You will need some sandpaper 220 grit , some paintable caulk,and your finger with a wet paper towel to smooth it out.
First fill any holes with some wood putty then sand any areas which protrude and are not smooth. Caulk all joints and let it dry. Tape off any areas you want to separate the colors, like the wood trim and the wall.
Then pick out your primer and paint and get to work. Read all directions before starting. This will make sure your materials are compatible with each other. 
Paint choices? I go for what is on sale, it's inside so it won't matter too much.
I'm sure other folks have preferences.

Turn on the radio and have fun.


----------



## TJ Carr (Oct 5, 2008)

Thanks, here's a crappy cell phone picture of the door:







You can barely see the outside trim but all of it is white & not very well painted (really thin and ya can sort of see wood under) so we will be painting all that.

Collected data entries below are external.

#ifdef EG_SPLIT_GEMM_STAMPS
constexpr int STAMP_BLOCKS = 1024;
__device__ unsigned long long g_split_stamps[STAMP_BLOCKS][8][4];
#define EG_STAMP(t)                                                                  \
  do {                                                                               \
    __builtin_amdgcn_sched_barrier(0);                                               \
    asm volatile("s_memtime %0\n\ts_waitcnt lgkmcnt(0)" : "=s"(t)::"memory"); \
    __builtin_amdgcn_sched_barrier(0);                                               \
  } while (0)
#else
#define EG_STAMP(t) \
  do {              \
  } while (0)
#endif

__global__ __launch_bounds__(NT) void split_gemm_kernel(SplitGemmArgs a) {
  if (*(volatile const unsigned*)a.flag == a.epoch) return;
  __shared__ __attribute__((aligned(16))) unsigned char lds[STAGES * STAGE_BYTES];

  const int tid = threadIdx.x, lane = tid & 63, wave = __builtin_amdgcn_readfirstlane(tid >> 6);
  const int wr = wave >> 2, wc = wave & 3;
  long m_blk, n_blk;
  tile_origin(xcd_remap(blockIdx.x, gridDim.x), a.tiles_m, a.tiles_n, m_blk, n_blk);

  const __amdgpu_buffer_rsrc_t ra = __builtin_amdgcn_make_buffer_rsrc(
      const_cast<void*>(uniform_ptr(a.pa + m_blk * 16)), (short)0, -1, 0x00020000);
  const __amdgpu_buffer_rsrc_t rb = __builtin_amdgcn_make_buffer_rsrc(
      const_cast<void*>(uniform_ptr(a.pb + n_blk * 16)), (short)0, -1, 0x00020000);
  const unsigned a_plane = (unsigned)(a.M * a.K * 2), b_plane = (unsigned)(a.N * a.K * 2);
  const unsigned a_ktile = (unsigned)(a.M * 32), b_ktile = (unsigned)(a.N * 32);
  const unsigned voff = (unsigned)lane * 16;

  auto pieces = [&](int kt, int s, int w) {
    unsigned char* st = lds + s * STAGE_BYTES + w * 1024;
    const unsigned at = (unsigned)kt * a_ktile + (unsigned)w * 1024, bt = (unsigned)kt * b_ktile + (unsigned)w * 1024;
#pragma unroll
    for (int i = 0; i < LOADS; ++i) {
      __attribute__((address_space(3))) void* dst = (__attribute__((address_space(3))) void*)(st + i * PLANE_BYTES);
      if (i < 3)
        __builtin_amdgcn_raw_ptr_buffer_load_lds(ra, dst, 16, voff, (unsigned)i * a_plane + at, 0, 0);
      else
        __builtin_amdgcn_raw_ptr_buffer_load_lds(rb, dst, 16, voff, (unsigned)(i - 3) * b_plane + bt, 0, 0);
    }
  };
  auto issue = [&](int kt, int s, int r) {
    if (r & ROLE_LOAD_OWN) pieces(kt, s, wave);
    if (r & ROLE_LOAD_PARTNER) pieces(kt, s, wave ^ PARTNER);
  };

  f32x4 acc[8][4];
#pragma unroll
  for (int i = 0; i < 8; ++i)
#pragma unroll
    for (int j = 0; j < 4; ++j)
#pragma unroll
      for (int r = 0; r < 4; ++r) acc[i][j][r] = 0.f;

  const int sel = lane >> 5;
  const int a_row = (wr * WM + (lane & 15)) * 32 + ((lane >> 4) & 1) * 16;
  const int b_row = 3 * PLANE_BYTES + (wc * WN + (lane & 15)) * 32 + ((lane >> 4) & 1) * 16;
  const int a01_off = a_row + sel * PLANE_BYTES, a02_off = a_row + 2 * sel * PLANE_BYTES;
  const int b21_off = b_row + (2 - sel) * PLANE_BYTES, b10_off = b_row + (1 - sel) * PLANE_BYTES, b00_off = b_row;

  bf16x8 fb21[4], fb10[4], fb00[4], fa01, fa02;
  auto read_head = [&](const unsigned char* st) {
#pragma unroll
    for (int j = 0; j < 4; ++j) {
      fb21[j] = *reinterpret_cast<const bf16x8*>(st + b21_off + j * 512);
      fb10[j] = *reinterpret_cast<const bf16x8*>(st + b10_off + j * 512);
      fb00[j] = *reinterpret_cast<const bf16x8*>(st + b00_off + j * 512);
    }
    fa01 = *reinterpret_cast<const bf16x8*>(st + a01_off);
    fa02 = *reinterpret_cast<const bf16x8*>(st + a02_off);
  };
#pragma unroll
  for (int j = 0; j < 4; ++j) fb21[j] = fb10[j] = fb00[j] = bf16x8{};
  fa01 = fa02 = bf16x8{};

  const int skew = a.skew;
  const int role = !skew ? ROLE_LOAD_OWN | ROLE_READ_TOP
                         : (wave & PARTNER) ? ROLE_LOAD_OWN | ROLE_LOAD_PARTNER | ROLE_READ_TOP : ROLE_READ_AHEAD;
  const int KT = (int)(a.K / 16);
  issue(0, 0, role);
  if (KT > 1) issue(1, 1, role);
  if (skew) {
    if (KT > 1) asm volatile("s_waitcnt vmcnt(12)" ::: "memory");
    else asm volatile("s_waitcnt vmcnt(0)" ::: "memory");
    __builtin_amdgcn_s_barrier();
    asm volatile("" ::: "memory");
    if (role & ROLE_READ_AHEAD) read_head(lds);
  }
#ifdef EG_SPLIT_GEMM_STAMPS
  unsigned long long t0 = 0, t1 = 0, t2 = 0, front = 0, body = 0, back = 0;
#endif
  int s = 0;
  for (int kt = 0; kt < KT; ++kt) {
    if (!skew && kt + 1 < KT) asm volatile("s_waitcnt vmcnt(6)" ::: "memory");
    else asm volatile("s_waitcnt vmcnt(0)" ::: "memory");
    __builtin_amdgcn_s_barrier();
    asm volatile("" ::: "memory");
#ifdef EG_SPLIT_GEMM_STAMPS
    EG_STAMP(t0);
    if (kt) back += t0 - t2;
#endif
    int r = role;
    asm volatile("" : "+s"(r));
    if (kt + 2 < KT) issue(kt + 2, s == 0 ? 2 : s - 1, r);
    const unsigned char* st = lds + s * STAGE_BYTES;
    if (r & ROLE_READ_TOP) read_head(st);
    EG_STAMP(t1);
    bf16x8 c01 = fa01, c02 = fa02;
#pragma unroll
    for (int i = 0; i < 8; ++i) {
      bf16x8 n01 = c01, n02 = c02;
      __builtin_amdgcn_sched_barrier(0);
      if (i + 1 < 8) {
        n01 = *reinterpret_cast<const bf16x8*>(st + a01_off + (i + 1) * 512);
        n02 = *reinterpret_cast<const bf16x8*>(st + a02_off + (i + 1) * 512);
      }
      __builtin_amdgcn_sched_barrier(0);
#pragma unroll
      for (int j = 0; j < 4; ++j) acc[i][j] = __builtin_amdgcn_mfma_f32_16x16x32_bf16(c01, fb21[j], acc[i][j], 0, 0, 0);
#pragma unroll
      for (int j = 0; j < 4; ++j) acc[i][j] = __builtin_amdgcn_mfma_f32_16x16x32_bf16(c01, fb10[j], acc[i][j], 0, 0, 0);
#pragma unroll
      for (int j = 0; j < 4; ++j) acc[i][j] = __builtin_amdgcn_mfma_f32_16x16x32_bf16(c02, fb00[j], acc[i][j], 0, 0, 0);
      c01 = n01;
      c02 = n02;
    }
    EG_STAMP(t2);
#ifdef EG_SPLIT_GEMM_STAMPS
    front += t1 - t0;
    body += t2 - t1;
#endif
    s = s == STAGES - 1 ? 0 : s + 1;
    if ((r & ROLE_READ_AHEAD) && kt + 1 < KT) read_head(lds + s * STAGE_BYTES);
  }
#ifdef EG_SPLIT_GEMM_STAMPS
  if (lane == 0 && blockIdx.x < STAMP_BLOCKS) {
    unsigned long long* o = g_split_stamps[blockIdx.x][wave];
    o[0] = front;
    o[1] = body;
    o[2] = back;
    o[3] = (unsigned long long)KT;
  }
#endif

  __syncthreads();
  float* park = reinterpret_cast<float*>(lds) + wave * 64 * WN;
  const int prow = lane >> 4, pc4 = (lane & 15) * 4;
  const long col = n_blk + wc * WN + pc4;
  f32x4 b4 = {0.f, 0.f, 0.f, 0.f};
  if (a.bias) b4 = *reinterpret_cast<const f32x4*>(a.bias + col);
#pragma unroll
  for (int h = 0; h < 2; ++h) {
#pragma unroll
    for (int i = 0; i < 4; ++i)
#pragma unroll
      for (int j = 0; j < 4; ++j)
#pragma unroll
        for (int r = 0; r < 4; ++r) park[(i * 16 + 4 * prow + r) * WN + j * 16 + (lane & 15)] = acc[4 * h + i][j][r];
    asm volatile("s_waitcnt lgkmcnt(0)" ::: "memory");
#pragma unroll
    for (int q = 0; q < 16; ++q) {
      const int row = 4 * q + prow;
      f32x4 v = *reinterpret_cast<const f32x4*>(park + row * WN + pc4);
      f32x4* c = reinterpret_cast<f32x4*>(a.C + (m_blk + wr * WM + h * 64 + row) * a.ldc + col);
      if (a.accumulate) v = *c + v;
      if (a.bias) v = v + b4;
      *c = v;
    }
    asm volatile("s_waitcnt lgkmcnt(0)" ::: "memory");
  }
}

Picked up some paint & supplies (but forgot the sandpaper) along with a new brass doorbell & brass light.

However, turns out the installers drilled the doorbell hole at a angle and right next to the molding so the new doorbell won't fit & the hole is not big enough along with at a angle so I'm not sure how to fix that.  

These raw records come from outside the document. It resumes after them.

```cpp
extern "C" int asvgp_set_phi_algorithm(asvgp_handle_t handle, int algo) {
  if (algo != 0 && algo != 1 && algo != 3 && algo != 5 && algo != 6) {
    set_error("set_phi_algorithm: 0 auto (6 where it applies, else 5, else 3), 1 fp64 LDS-atomic band scatter, 3 fixed-point band scatter, 5 fixed-point centred-moment scatter, 6 tile sort + register moments");
    return ASVGP_ERR_BAD_ARG;
  }
  as_handle(handle)->phi_algo = algo;
  return ASVGP_OK;
}

extern "C" int asvgp_set_phi_input_order(asvgp_handle_t handle, int order) {
  if (order < 0 || order > 2) { set_error("set_phi_input_order: 0 probe once per (x, N), 1 unsorted, 2 time series"); return ASVGP_ERR_BAD_ARG; }
  Handle* h = as_handle(handle);
  h->phi_order = order;
  h->n_order_seen = 0;
  return ASVGP_OK;
}

// ... 191 lines not shown
```

asvgp_amd/csrc/handle.hpp:

```cpp
#pragma once
#include "asvgp_common.hpp"
#include "prior_plan.hpp"

namespace asvgp {

constexpr int PROF_RING = 1024;
constexpr int TAB_SLOTS = 16;

struct Handle {
  unsigned magic = 0x41535647u;
  int device = 0;
  int phi_algo = 0, phi_blocks = 0;
  int phi_last = 0;
  bool phi_defer = false;
  struct PendingReduce { const double* partials; int G, M, K; double* stats; bool valid; const int* ranges; } pend = {nullptr, 0, 0, 0, nullptr, false, nullptr};
  int band_algo = 0;
  bool sync_on = false;
  hipEvent_t evK = nullptr, evP = nullptr;
  bool prof_on = false, prof_made = false;
  int prof_every = 1;
  long prof_calls = 0, prof_n = 0;
  hipEvent_t prof_ev[PROF_RING][2];
  PriorPlan* plan = nullptr;
  int* node_rec_dev = nullptr;
// ... 12 lines not shown
  void* worker_park = nullptr;
  int wstate = 0;
  struct PendingForward { bool valid; double coef[ASVGP_MAX_KUU_TERMS], dcoef[ASVGP_MAX_KUU_TERMS]; double* tab; int slot; unsigned long long seq; } fwd = {false, {0}, {0}, nullptr, 0, 0};
  bool prior_forward_gpu = false;
  int* dd_img_i = nullptr;
  int dd_n_img = 0;
  double* dd_img_d = nullptr;
  double* dd_tab = nullptr;
  hipStream_t dd_stream = nullptr;
  unsigned long long* dd_ready = nullptr;
  double* mirror_host = nullptr;
  double* mirror_dev = nullptr;
  unsigned long long mirror_seq = 0;
  unsigned long long mirror_pending = 0;
  struct MeshSeen { const double* ptr; long n; int regular; double step, first, last; };
  MeshSeen mesh_seen[8];
  int n_mesh_seen = 0;
  int phi_order = 0;
  struct OrderSeen { const double* ptr; long n; int series; };
  OrderSeen order_seen[8];
  int n_order_seen = 0;
  int* order_dev = nullptr;
  int phi_last_series = 0;
  bool ahead_req = false;
  void* box_host = nullptr;
  void* box_dev = nullptr;
  struct PendingAhead { bool valid; int slot; unsigned long long seq; double* tab; int kind; double N, Nw, cw; } ahead = {false, 0, 0, nullptr, 0, 0.0, 0.0, 0.0};
  bool w_set = false;
  double w_npos = 0.0, w_sum = 0.0, w_sumlog = 0.0;
};
constexpr size_t BOX_BYTES = 4096;

struct DebugEnv { int no_assembly; int chain_stamps; long spin_limit; int host_times; int plan_first; int bcr_stamps; int no_split; };
const DebugEnv& debug_env();

Handle* as_handle(asvgp_handle_t h);

bool handle_mesh_is_linspace(Handle* h, const double* mesh_dev, long n_mesh, hipStream_t st, double* step_out, double* first_out, double* last_out);

int handle_flush_phi_reduce(Handle* h, const double* stats, hipStream_t st);

void handle_publish_forward(Handle* h);
void handle_post_forward(Handle* h);

int handle_prior_dd_prepare(Handle* h);
void handle_prior_dd_release(Handle* h);
int handle_prior_dd_forward(Handle* h, const double* coef, const double* dcoef, int slot, hipStream_t st, double** tab_out, unsigned long long* stamps = nullptr,
                            unsigned long long seq = 0, const unsigned long long** ready_out = nullptr);

int elbo_publish_theta(Handle* h, double v, double l, double s, bool withdraw);

double* handle_table_acquire(Handle* h, unsigned long long* seq_out, int* slot_out);

}
```

asvgp_amd/csrc/phi_pass.hip:

```cpp
#include <stdlib.h>

#include "handle.hpp"

namespace asvgp {

constexpr int PHI_THREADS = 1024;
constexpr int PHI_CH = 32;
constexpr int PHI_MAX_BLOCKS = 256;
constexpr size_t PHI_LDS_BUDGET = 160 * 1024 - 512;

template <int K> struct FxTab {
  int g[K + 1];
  constexpr FxTab() : g{} {
    double cf[K + 1][K + 1] = {};
    for (int i = 0; i <= K; ++i)
      for (int p = 0; p <= K; ++p) cf[i][p] = piece_coef<K, 0>(i, p);
    for (int d = 0; d <= K; ++d) {
      double mx = 0.0;
      for (int i = 0; i + d <= K; ++i)
        for (int q = 0; q <= 32; ++q) {
          const double t = q / 32.0;
          double a = cf[i][K], b = cf[i + d][K];
          for (int p = K - 1; p >= 0; --p) { a = a * t + cf[i][p]; b = b * t + cf[i + d][p]; }
          if (a * b > mx) mx = a * b;
// ... 658 lines not shown
  if (lane == 0 && good) atomicAdd(count, 1);
}

static bool handle_phi_is_series(Handle* h, const double* x, long N, double m0, double inv_delta, long n_mesh, hipStream_t st) {
  if (h->phi_order == 1) return false;
  if (h->phi_order == 2) return true;
  for (int i = 0; i < h->n_order_seen; ++i)
    if (h->order_seen[i].ptr == x && h->order_seen[i].n == N) return h->order_seen[i].series != 0;
  int series = 0;
  const int nprobe = 512;
  if (N >= 128L * nprobe) {
    if (!h->order_dev && hipMalloc(&h->order_dev, sizeof(int)) != hipSuccess) h->order_dev = nullptr;
    int cnt = 0;
    if (h->order_dev && hipMemsetAsync(h->order_dev, 0, sizeof(int), st) == hipSuccess) {
      hipLaunchKernelGGL(phi_order_probe_kernel, dim3(nprobe), dim3(64), 0, st, x, N, N / nprobe, nprobe, m0, inv_delta, (int)n_mesh, h->order_dev);
      if (hipMemcpyAsync(&cnt, h->order_dev, sizeof(int), hipMemcpyDeviceToHost, st) == hipSuccess && hipStreamSynchronize(st) == hipSuccess)
        series = cnt * 10 >= nprobe * 9 ? 1 : 0;
    }
  }
  if (h->n_order_seen < 8) h->order_seen[h->n_order_seen++] = Handle::OrderSeen{x, N, series};
  return series != 0;
}

template <int K, int TP, int TS>
static int launch_phi_sort_as(Handle* h, const double* x, const double* y, long N, const double* mesh, long n_mesh, double delta,
                              long M, double* stats, double* ws, hipStream_t st, double step, double m0, double m_last, double margin) {
  size_t lds_bytes = ps_lds_bytes<K, TP, TS>();
  if (ps_epilogue_bytes<K>() > lds_bytes) lds_bytes = ps_epilogue_bytes<K>();
  if (lds_bytes > 160 * 1024) return 1;
  long nblk = (N + TP * PS_THREADS - 1) / (TP * PS_THREADS);
  const long gmax = (h->phi_blocks > 0 && h->phi_blocks < PHI_MAX_BLOCKS) ? h->phi_blocks : PHI_MAX_BLOCKS;
  const int G = (int)(nblk < 1 ? 1 : (nblk > gmax ? gmax : nblk));
  long ppb = (N + G - 1) / G;
  ppb = TS ? ((ppb + 127) & ~127L) : ((ppb + 1) & ~1L);
  if (ppb > 0x3fffffffL) return 1;
  PsArgs a;
  a.x = x; a.y = y; a.N = N; a.mesh_g = mesh; a.n_mesh = (int)n_mesh; a.inv_delta = 1.0 / delta; a.M = (int)M;
  a.m0 = m0; a.m_last = m_last; a.step = step; a.smax_fast = 0.5 - margin;
  a.partials = ws; a.ppb = ppb; a.zero_ptr = stats; a.zero_n = (K + 2) * M + 1; a.stamps = nullptr; a.stamps_wave = 0;
  a.ranges = reinterpret_cast<int*>(ws + (size_t)PHI_MAX_BLOCKS * ((size_t)(K + 2) * M + 1));
  auto kern = phi_sort_kernel<K, TP, 0, 1, TS>;
  hipError_t e = hipFuncSetAttribute(reinterpret_cast<const void*>(kern), hipFuncAttributeMaxDynamicSharedMemorySize, (int)lds_bytes);
  if (e != hipSuccess) { set_error("hipFuncSetAttribute(%zu B LDS): %s", lds_bytes, hipGetErrorString(e)); return ASVGP_ERR_LDS_CAPACITY; }
  const bool prof = h->prof_on && h->prof_n < PROF_RING && (h->prof_calls++ % h->prof_every == 0);
  if (prof) (void)hipEventRecord(h->prof_ev[h->prof_n][0], st);
  hipLaunchKernelGGL(kern, dim3((unsigned)G), dim3(PS_THREADS), lds_bytes, st, a);
  if (prof) { (void)hipEventRecord(h->prof_ev[h->prof_n][1], st); ++h->prof_n; }
  h->phi_last_series = TS;
  const int E1 = (int)((K + 2) * M + 1);
  const int gsplit = G >= 64 ? 16 : (G >= 8 ? 4 : 1);
  if (h->phi_defer) {
    h->pend = Handle::PendingReduce{a.partials, G, (int)M, K, stats, true, a.ranges};
    return check_launch("phi_accumulate_1d (tile sort, reduce deferred)");
  }
  hipLaunchKernelGGL(phi_reduce_kernel, dim3((E1 + 255) / 256, gsplit), dim3(256), 0, st, a.partials, G, (int)M, K, 0, M, 1L, 0, 1, stats, (const int*)a.ranges);
  return check_launch("phi_accumulate_1d (tile sort)");
}
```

Plus the light is screwed into the siding & the house, no junction box & that's what the new ligh requires along with a ground. There is no way I could see to install the new light without home improvement skills I just do not have


----------



## inspectorD (Oct 5, 2008)

This is even a simple straight forward job for a begineer, don't worry about it to much, just take your time. 
As you get to it , you will get into a grove and look for what else needs touchin up. Yup it gets addictive. 
As for the light, as long as it is wire nutted and taped, you have it out of the weather. 
I'm sure someone else will chime in soon. 
Good luck.

Oh yea, do not sand the metal door, you get scratches.


----------



## mikemeier (Oct 7, 2008)

When you paint your door make sure you get all 6 sides (the bottom depending on the type of wheatherstripping.  Also, most weather stripping around the door jamb can slide out easily for painting. Remember if there is an unpainted edge on your door moisture can get into the door and void your warranty. The door only comes with a factory prime that usually needs to be redone. If it's smooth I like to use the small foam rollers. They tend to not leave nearly as many marks. And always lightly sand between coats.


----------



## TJ Carr (Oct 7, 2008)

Thanks for the tips, did not get any paperwork with the door & was sort of thinking it was a primer coat, but did not know for sure.

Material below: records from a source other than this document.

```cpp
#ifdef GC_TIMELINE
extern "C" int tal_debug_gconv_timeline(void* host_out) {
    return hipMemcpyFromSymbol(host_out, HIP_SYMBOL(tal::g_gc_timeline), sizeof(tal::g_gc_timeline)) == hipSuccess ? 0 : -3;
}
#endif

extern "C" int tal_pack_gconv_weight(const float* w_ref, float* w_packed, int c_out, int c_in_per_group, int ksize,
                                     int groups, void* stream) {
    TAL_CHECK_ARG(w_ref && w_packed, "tal_pack_gconv_weight: null pointer");
    TAL_CHECK_ARG(ksize == tal::KS, "tal_pack_gconv_weight: kernel size %d (only 21 is built)", ksize);
    TAL_CHECK_ARG(groups > 0 && c_out % groups == 0 && c_in_per_group > 0, "tal_pack_gconv_weight: bad shape");
    const int total = c_out * c_in_per_group * ksize;
    hipLaunchKernelGGL(tal::pack_gconv_kernel, dim3((total + 255) / 256), dim3(256), 0, (hipStream_t)stream, w_ref,
// ... 5 lines not shown
```

Before: 21.22 million.

## Share input fragments across adjacent output blocks in 14-channel residual gconv

```diff
diff --git a/tal_asrd_amd/csrc/api.hip b/tal_asrd_amd/csrc/api.hip
--- a/tal_asrd_amd/csrc/api.hip
+++ b/tal_asrd_amd/csrc/api.hip
@@ -17,8 +17,8 @@
 
 static const char* const g_opt_names[OPT_COUNT] = {
     "tds_exact_f32", "tds_fp32_activations", "gconv_fuse_split", "gconv_c1_generic", "head_no_astationary", "gemm_global_loads",
-    "gemm_no_splitk4", "gemm_no_glds", "gemm_no_splitk_tail", "gemm_no_w64", "logmel_no_fold", "decode_no_small", "decode_small_rows", "gemm_no_row_split", "gemm_no_n96", "gemm_s64_below", "gconv_short_below", "gconv_no_shift18", "gconv_grid_xyz", "gemm_w64_stagger", "gemm_s64_order", "decode_wide_gemm", "gemm_s64_rows", "decode_persist", "decode_persist_wgs", "logmel_mfma", "gru_unfused", "decode_no_fold", "gconv_c1_fuse", "decode_fold_rows", "gconv_long_tt", "logmel_general"};
-static std::atomic<int> g_opt[OPT_COUNT] = {{0}, {0}, {0}, {0}, {0}, {0}, {0}, {0}, {0}, {0}, {0}, {0}, {256}, {0}, {0}, {2}, {4}, {0}, {0}, {0}, {0}, {0}, {0}, {0}, {32}, {0}, {0}, {0}, {0}, {64}, {0}, {0}};
+    "gemm_no_splitk4", "gemm_no_glds", "gemm_no_splitk_tail", "gemm_no_w64", "logmel_no_fold", "decode_no_small", "decode_small_rows", "gemm_no_row_split", "gemm_no_n96", "gemm_s64_below", "gconv_short_below", "gconv_no_shift18", "gconv_grid_xyz", "gemm_w64_stagger", "gemm_s64_order", "decode_wide_gemm", "gemm_s64_rows", "decode_persist", "decode_persist_wgs", "logmel_mfma", "gru_unfused", "decode_no_fold", "gconv_c1_fuse", "decode_fold_rows", "gconv_long_tt", "logmel_general", "gconv_no_shared_frags"};
+static std::atomic<int> g_opt[OPT_COUNT] = {{0}, {0}, {0}, {0}, {0}, {0}, {0}, {0}, {0}, {0}, {0}, {0}, {256}, {0}, {0}, {2}, {4}, {0}, {0}, {0}, {0}, {0}, {0}, {0}, {32}, {0}, {0}, {0}, {0}, {64}, {0}, {0}, {0}};
 int opt(Option o) { return g_opt[o].load(std::memory_order_relaxed); }
 
 int device_cus() {
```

Now with a mild change in temps the entry door is starting to really stick & this AM I had to push hard on it to open. Ya also have to pull the storm door closed or let it slam for it to latch.

Had it installed by Lowe's and they called the other day to see how we liked the install & was told they would have the boss call today to talk to me about the problems we are having.

We shall see..................


----------



## mikemeier (Oct 8, 2008)

It is probably sticking because of swelling due to moisture absorbtion because the door edges haven't been painted yet.  Pick a dry warm day to paint it (preferably when the door isn't sticking).


----------



## TJ Carr (Oct 9, 2008)

The door is a fiberglass Pella door with the included sidelight, it's sealed all the way around the edged and does not need to be painted at all. The frame can be painted and am waiting for a warmer/nice day to do that. Humidity round here has been in the 30% to 50% since the install. 

Might be able to do it this afternoon as the forecast is calling for rain/snow Friday and all weekend. 

Lowe's called but I work nights and was not home to talk to em.


----------



## inspectorD (Oct 9, 2008)

If you have a fiberglass door, and it sticks, you have an install issue.
The gap around the door needs to be at least 1/8 of an inch.
Did they use expandable foam when they insulated around the door? 
I would call them back and get it fixed right away, no excuse to have it sticking already. 
And make sure you can see no daylight around the door itself, the bottom and top edge corners always seem to have gaps at the weatherstrips so pay close attention. 

I believe Educator had an issue with the lowes folks, I think it was the same.


----------



## TJ Carr (Oct 9, 2008)

Was thinking it's some kind of install problem, will call the manager back today after I get out of bed since I work nights and it's almost nap time.

They used some kind of white foam on the top of the door, did not see what if anything they put around the other 3 sides before the new trim was put on. However, when they finished the install the door worked fine, it was not till the next day we noticed it starting to stick & when it's cold out it gets worse. 

Can't see any light around the door.


----------